Some of us baboons can’t move beyond our barbaric tendencies. We dress nice and go to church, but the pathos that has settled in from years of responding rather than healing has rendered us captive to the psychological manias inspired by culture. We respond rather than think, we conceal our true intentions and live duplicitous lives, we align ourselves with tribal thinking and have surrendered to what is reasonable.
We see a pretty baboon that tickles our fancy and want to make our own, we’ll do anything to get it. We jump up and down on our branches when we’ve claimed them as one of us. I heard about a baboon who was willing to give up his children to be with a pretty one. Consider that. Your own flesh blood! My studies of baboons indicates that baboons have a close affinity for attending to their progeny, so I’ll give one point for baboons above humans on that one. But what does that say about the science of stimuli that captures you and the value of endorphins in allowing endorphins to rise above reason?
I know, some will read this and say, that’s not me, I’m not a baboon. But I submit, how much control did you have over your last craving? How willing are you to give up chocolate or your favorite treat in the name of rising above the senses. Score another one for baboon mentality.
I get it, you might say even baboons deserve a tasty berry or foraged delight to relish the senses in the act of being alive. There’s nothing wrong with being a baboon if you’re not hurting anyone and going about your business. The chances of that happening in our culture are slim to none, though. We can’t seem to resist living in extremes. We hurt one another. We ostracize others we don’t feel fit our baboon culture. We buy expensive things sometimes at the risk of providing for our own kin. Score another one for the elevated state of baboons. They, at least, attend to the needs of their young.
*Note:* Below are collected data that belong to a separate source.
template <int D, int QS, int ROT>
__global__ __launch_bounds__(256, 2) void accel_sym3l_kernel(KArgs a) {
    constexpr int PAIRS = 4;
    constexpr unsigned kSumBytes = (unsigned)PAIRS * D * 256u * sizeof(double2);
    constexpr unsigned kVisBytes = 4u * kSymChunkGroups * kSymGroup * sizeof(float4);
    constexpr unsigned kRotEntries = RotBuf<D>::kEntries;
    constexpr unsigned kRotBytes = (ROT == kRotLds) ? 4u * kRotEntries * sizeof(float4) : 0u;
    __shared__ __attribute__((aligned(16))) char smem[kSumBytes + kVisBytes + kRotBytes];
    double2* __restrict__ sums = reinterpret_cast<double2*>(smem);
    float4* __restrict__ vbuf = reinterpret_cast<float4*>(smem + kSumBytes);

    SymPlan P;
    if (!sym_make_plan(a.pad, &P) || P.B != gridDim.x || P.S != gridDim.y) return;
    const unsigned A = blockIdx.x, s = blockIdx.y;
    const unsigned tid = threadIdx.x, lane = tid & 63u, wave = tid >> 6;
    unsigned long long clk_r0 = 0, clk_t0 = 0;
    if (a.clk) {
        clk_r0 = __builtin_amdgcn_s_memrealtime();
        clk_t0 = __builtin_amdgcn_s_memtime();
        __builtin_amdgcn_s_waitcnt(0xC07F);
    }
    const size_t pad = a.pad;
    const float* __restrict__ tp = a.pos_all + (size_t)a.tgt_chunk * D * pad;
    const float* __restrict__ mp = a.mass_all + (size_t)a.tgt_chunk * pad;
    const f2 bias = f2{kTiny, kTiny};
    const size_t slot_stride = 2 * (size_t)D * pad;

    const unsigned delta = ((unsigned)__builtin_amdgcn_update_dpp((int)lane, (int)lane, 0x13C, 0xF, 0xF, false) - lane) & 63u;
    const unsigned rpos = ((0u - delta) * lane) & 63u;
    const unsigned vrot = kSumBytes + kVisBytes + ((ROT == kRotLds) ? wave * kRotEntries * (unsigned)sizeof(float4) : 0u);

    if (sym_clears_last_slot(P, A)) {
        float* __restrict__ hi = a.acc + (size_t)(P.S + P.K - 1u) * slot_stride;
        const unsigned len = kSymSuper / P.S;
        for (unsigned t = tid; t < len; t += 256u) {
            const size_t v = (size_t)A * kSymSuper + (size_t)s * len + t;
            if (v < pad) {
#pragma unroll
                for (int k = 0; k < 2 * D; ++k) hi[(size_t)k * pad + v] = 0.0f;
                if (QS) a.qsum[(size_t)(P.S + P.K - 1u) * pad + v] = 0.0f;
            }
        }
    }

    for (unsigned hp = 0; hp < kSymSuper / kSymHomePass; ++hp) {
        const unsigned h0 = A * kSymSuper + hp * kSymHomePass;
        if (h0 >= a.pad) break;
        const unsigned tgt0 = h0 + tid;
        f2 ix[PAIRS], iy[PAIRS], iz[PAIRS], hm[PAIRS], qq[QS ? PAIRS : 1];
#pragma unroll
        for (int q = 0; q < PAIRS; ++q) {
            const unsigned i0 = tgt0 + (2 * q) * 256u, i1 = i0 + 256u;
            ix[q] = f2{tp[i0], tp[i1]};
            iy[q] = f2{tp[pad + i0], tp[pad + i1]};
            iz[q] = (D == 3) ? f2{tp[2 * pad + i0], tp[2 * pad + i1]} : f2{0.f, 0.f};
            hm[q] = f2{mp[i0], mp[i1]};
            if (QS) qq[q] = f2{0.f, 0.f};
        }
#pragma unroll
        for (int c = 0; c < PAIRS * D; ++c) sums[c * 256 + tid] = double2{0.0, 0.0};

        SymWalk nw;
        nw.k = 0u; nw.c = ~0u;
        bool more = sym_next_chunk(P, A, s, &nw);
        f2 nxy = f2{0.f, 0.f}, nzm = f2{0.f, 0.f};
        if (more) load_visitor<D>(tp, mp, a.pad, nw.first + lane, nxy, nzm);
        while (more) {
            const SymWalk cw = nw;
            f2 ox[PAIRS], oy[PAIRS], oz[PAIRS];
#pragma unroll
            for (int q = 0; q < PAIRS; ++q) ox[q] = oy[q] = oz[q] = f2{0.f, 0.f};
#pragma unroll 1
            for (unsigned g = 0; g < cw.groups; ++g) {
                f2 vxy = nxy, vzm = nzm;
                if (g + 1u < cw.groups) {
                    load_visitor<D>(tp, mp, a.pad, cw.first + (g + 1u) * kSymGroup + lane, nxy, nzm);
                } else {
                    more = sym_next_chunk(P, A, s, &nw);
                    if (more) load_visitor<D>(tp, mp, a.pad, nw.first + lane, nxy, nzm);
                }
                float4* __restrict__ vslot = vbuf + (wave * kSymChunkGroups + g) * kSymGroup;
                vslot[lane] = make_float4(0.f, 0.f, 0.f, 0.f);
                unsigned roff = 0u;
                if (ROT == kRotLds) {
                    const float4 me = make_float4(vxy.x, vxy.y, vzm.x, vzm.y);
                    *reinterpret_cast<float4*>(smem + vrot + rpos * 16u) = me;
                    if (kRotEntries == 128u || rpos < kRotEntries - 64u) *reinterpret_cast<float4*>(smem + vrot + (rpos + 64u) * 16u) = me;
                    __builtin_amdgcn_fence(__ATOMIC_RELEASE, "wavefront");
                    __builtin_amdgcn_wave_barrier();
                    __builtin_amdgcn_fence(__ATOMIC_ACQUIRE, "wavefront");
                    roff = (kRotEntries == 128u) ? vrot + (rpos + 56u) * 16u : ((rpos + 56u) & 63u) * 16u;
                    asm volatile("" : "+v"(roff));
                }
                f2 ax[PAIRS], ay[PAIRS], az[PAIRS];
#pragma unroll
                for (int q = 0; q < PAIRS; ++q) ax[q] = ay[q] = az[q] = f2{0.f, 0.f};
#pragma unroll 1
                for (unsigned blk = 0; blk < 8u; ++blk) {
                    f2 vax = f2{0.f, 0.f}, vay = f2{0.f, 0.f}, vaz = f2{0.f, 0.f};
                    const char* rot = smem;
                    if (ROT == kRotLds) rot = smem + ((kRotEntries == 128u) ? roff : vrot + roff);
#pragma unroll
                    for (int j = 0; j < 8; ++j) {
                        if (ROT == kRotLds) {
                            asm volatile("" : "+v"(vzm));
                            const float4 nv = *reinterpret_cast<const float4*>(rot + (7 - j) * 16);
                            __builtin_amdgcn_sched_barrier(0);
                            sym_step<D, PAIRS>(vxy, vzm, ix, iy, iz, hm, ax, ay, az, vax, vay, vaz, bias);
                            vxy = f2{nv.x, nv.y}; vzm = f2{nv.z, nv.w};
                        } else {
                            sym_step<D, PAIRS>(vxy, vzm, ix, iy, iz, hm, ax, ay, az, vax, vay, vaz, bias);
                            ror1(vxy); ror1(vzm);
                        }
                        ror1(vax); ror1(vay);
                        if (D == 3) ror1(vaz);
                        __builtin_amdgcn_sched_barrier(0);
                    }
                    if (ROT == kRotLds) {
                        roff = (kRotEntries == 128u) ? roff - 128u : (roff - 128u) & 1023u;
                        asm volatile("" : "+v"(roff));
                    }
                    const unsigned vid = (lane + (blk + 1u) * 8u * delta) & 63u;
                    const float bx = vax.x + vax.y, by = vay.x + vay.y, bz = (D == 3) ? vaz.x + vaz.y : 0.0f;
                    float4 cur = vslot[vid];
                    cur.x += bx; cur.y += by; cur.z += bz;
                    if (QS) cur.w = __builtin_fmaf(bz, bz, __builtin_fmaf(by, by, __builtin_fmaf(bx, bx, cur.w)));
                    vslot[vid] = cur;
                }
#pragma unroll
                for (int q = 0; q < PAIRS; ++q) { ox[q] += ax[q]; oy[q] += ay[q]; if (D == 3) oz[q] += az[q]; }
                if (QS) {
#pragma unroll
                    for (int q = 0; q < PAIRS; ++q) {
                        qq[q] = __builtin_elementwise_fma(ax[q], ax[q], qq[q]);
                        qq[q] = __builtin_elementwise_fma(ay[q], ay[q], qq[q]);
                        if (D == 3) qq[q] = __builtin_elementwise_fma(az[q], az[q], qq[q]);
                    }
                }
            }
#pragma unroll
            for (int q = 0; q < PAIRS; ++q) {
                double2 v = sums[(q * D + 0) * 256 + tid];
                v.x += (double)ox[q].x; v.y += (double)ox[q].y;
                sums[(q * D + 0) * 256 + tid] = v;
                v = sums[(q * D + 1) * 256 + tid];
                v.x += (double)oy[q].x; v.y += (double)oy[q].y;
                sums[(q * D + 1) * 256 + tid] = v;
                if (D == 3) {
                    v = sums[(q * D + 2) * 256 + tid];
                    v.x += (double)oz[q].x; v.y += (double)oz[q].y;
                    sums[(q * D + 2) * 256 + tid] = v;
                }
            }
            if (!cw.two_sided) continue;
            __syncthreads();
            if (tid < cw.groups * kSymGroup) {
                const unsigned g = tid >> 6;
                const size_t v = (size_t)cw.first + tid;
                const float4 b0 = vbuf[(0u * kSymChunkGroups + g) * kSymGroup + lane], b1 = vbuf[(1u * kSymChunkGroups + g) * kSymGroup + lane];
                const float4 b2 = vbuf[(2u * kSymChunkGroups + g) * kSymGroup + lane], b3 = vbuf[(3u * kSymChunkGroups + g) * kSymGroup + lane];
                float* __restrict__ hi = a.acc + (size_t)(P.S + cw.k - 1u) * slot_stride;
                float* __restrict__ lo = hi + (size_t)D * pad;
                double rx = -((((double)b0.x + (double)b1.x) + (double)b2.x) + (double)b3.x);
                double ry = -((((double)b0.y + (double)b1.y) + (double)b2.y) + (double)b3.y);
                double rz = -((((double)b0.z + (double)b1.z) + (double)b2.z) + (double)b3.z);
                if (hp != 0u) {
                    rx += (double)hi[v] + (double)lo[v];
                    ry += (double)hi[pad + v] + (double)lo[pad + v];
                    if (D == 3) rz += (double)hi[2 * pad + v] + (double)lo[2 * pad + v];
                }
                store_hi_lo(hi, lo, v, rx);
                store_hi_lo(hi, lo, pad + v, ry);
                if (D == 3) store_hi_lo(hi, lo, 2 * pad + v, rz);
                if (QS) {
                    float* __restrict__ qo = a.qsum + (size_t)(P.S + cw.k - 1u) * pad + v;
                    const float qv = ((b0.w + b1.w) + b2.w) + b3.w;
                    *qo = (hp != 0u) ? *qo + qv : qv;
                }
            }
            __syncthreads();
        }

        float* __restrict__ hi = a.acc + (size_t)s * slot_stride;
        float* __restrict__ lo = hi + (size_t)D * pad;
        float* __restrict__ qout = QS ? a.qsum + (size_t)s * pad : nullptr;
#pragma unroll
        for (int q = 0; q < PAIRS; ++q) {
            const double2 vx = sums[(q * D + 0) * 256 + tid], vy = sums[(q * D + 1) * 256 + tid];
            const double2 vz = (D == 3) ? sums[(q * D + (D == 3 ? 2 : 0)) * 256 + tid] : double2{0.0, 0.0};
#pragma unroll
            for (int h = 0; h < 2; ++h) {
                const unsigned i = tgt0 + (2 * q + h) * 256u;
                if (!a.bad_flag[i]) {
                    store_hi_lo(hi, lo, i, h ? vx.y : vx.x);
                    store_hi_lo(hi, lo, pad + i, h ? vy.y : vy.x);
                    if (D == 3) store_hi_lo(hi, lo, 2 * pad + i, h ? vz.y : vz.x);
                    if (QS) qout[i] = h ? qq[q].y : qq[q].x;
                } else if (QS) {
                    qout[i] = __builtin_inff();
                }
            }
        }
    }
    if (a.clk) {
        const unsigned long long t1 = __builtin_amdgcn_s_memtime(), r1 = __builtin_amdgcn_s_memrealtime();
        if (tid == 0) {
            const size_t wg = (size_t)blockIdx.y * gridDim.x + blockIdx.x;
            a.clk[2 * wg] = t1 - clk_t0;
            a.clk[2 * wg + 1] = r1 - clk_r0;
        }
    }
}

}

Every now and then a baboon comes along with an elevated state of consciousness who wants to change things up and challenge the system. What do we do? We kill it and offer it up as a scapegoat for the rest of the baboons, and we say, please continue doing what you were doing in your baboonish ways. We can’t seem to learn from history or the prophets who went before us and warn us not to act like baboons.
Our nonverbals and use of language help us creatively rationalize our baboon ways, but we’re still baboons at heart. As I’m writing this, I wonder if I’m being offensive to baboons, because it seems that they rise above certain things better than humans. Sure, we can communicate more efficiently than animals, but where does that leave us? We still need to eat.
I was watching tv and on came a couple of baboons making out on a beach. They were wearing little and next to nothing. “Baboons in Paradise.” I shook my head. “Baboons,” I thought to myself, but they’re living their best baboon lives.
There’s a guy who posts babies sucking on the breast of the mother. “Baboons,” I thought to myself, “we’re all just sucking from the breast of the earth the best we can.” I was in the presence of a little baby. The baby smiled and cooed and her presence changed something in me. She was a little bundle of spirit. I thought to myself, “maybe, just maybe, this little one will show us and help us evolve out of our baboon ways and change the world for the better.” Then I thought, give her a little taste of life and she’ll evolve into a real baboon in no time.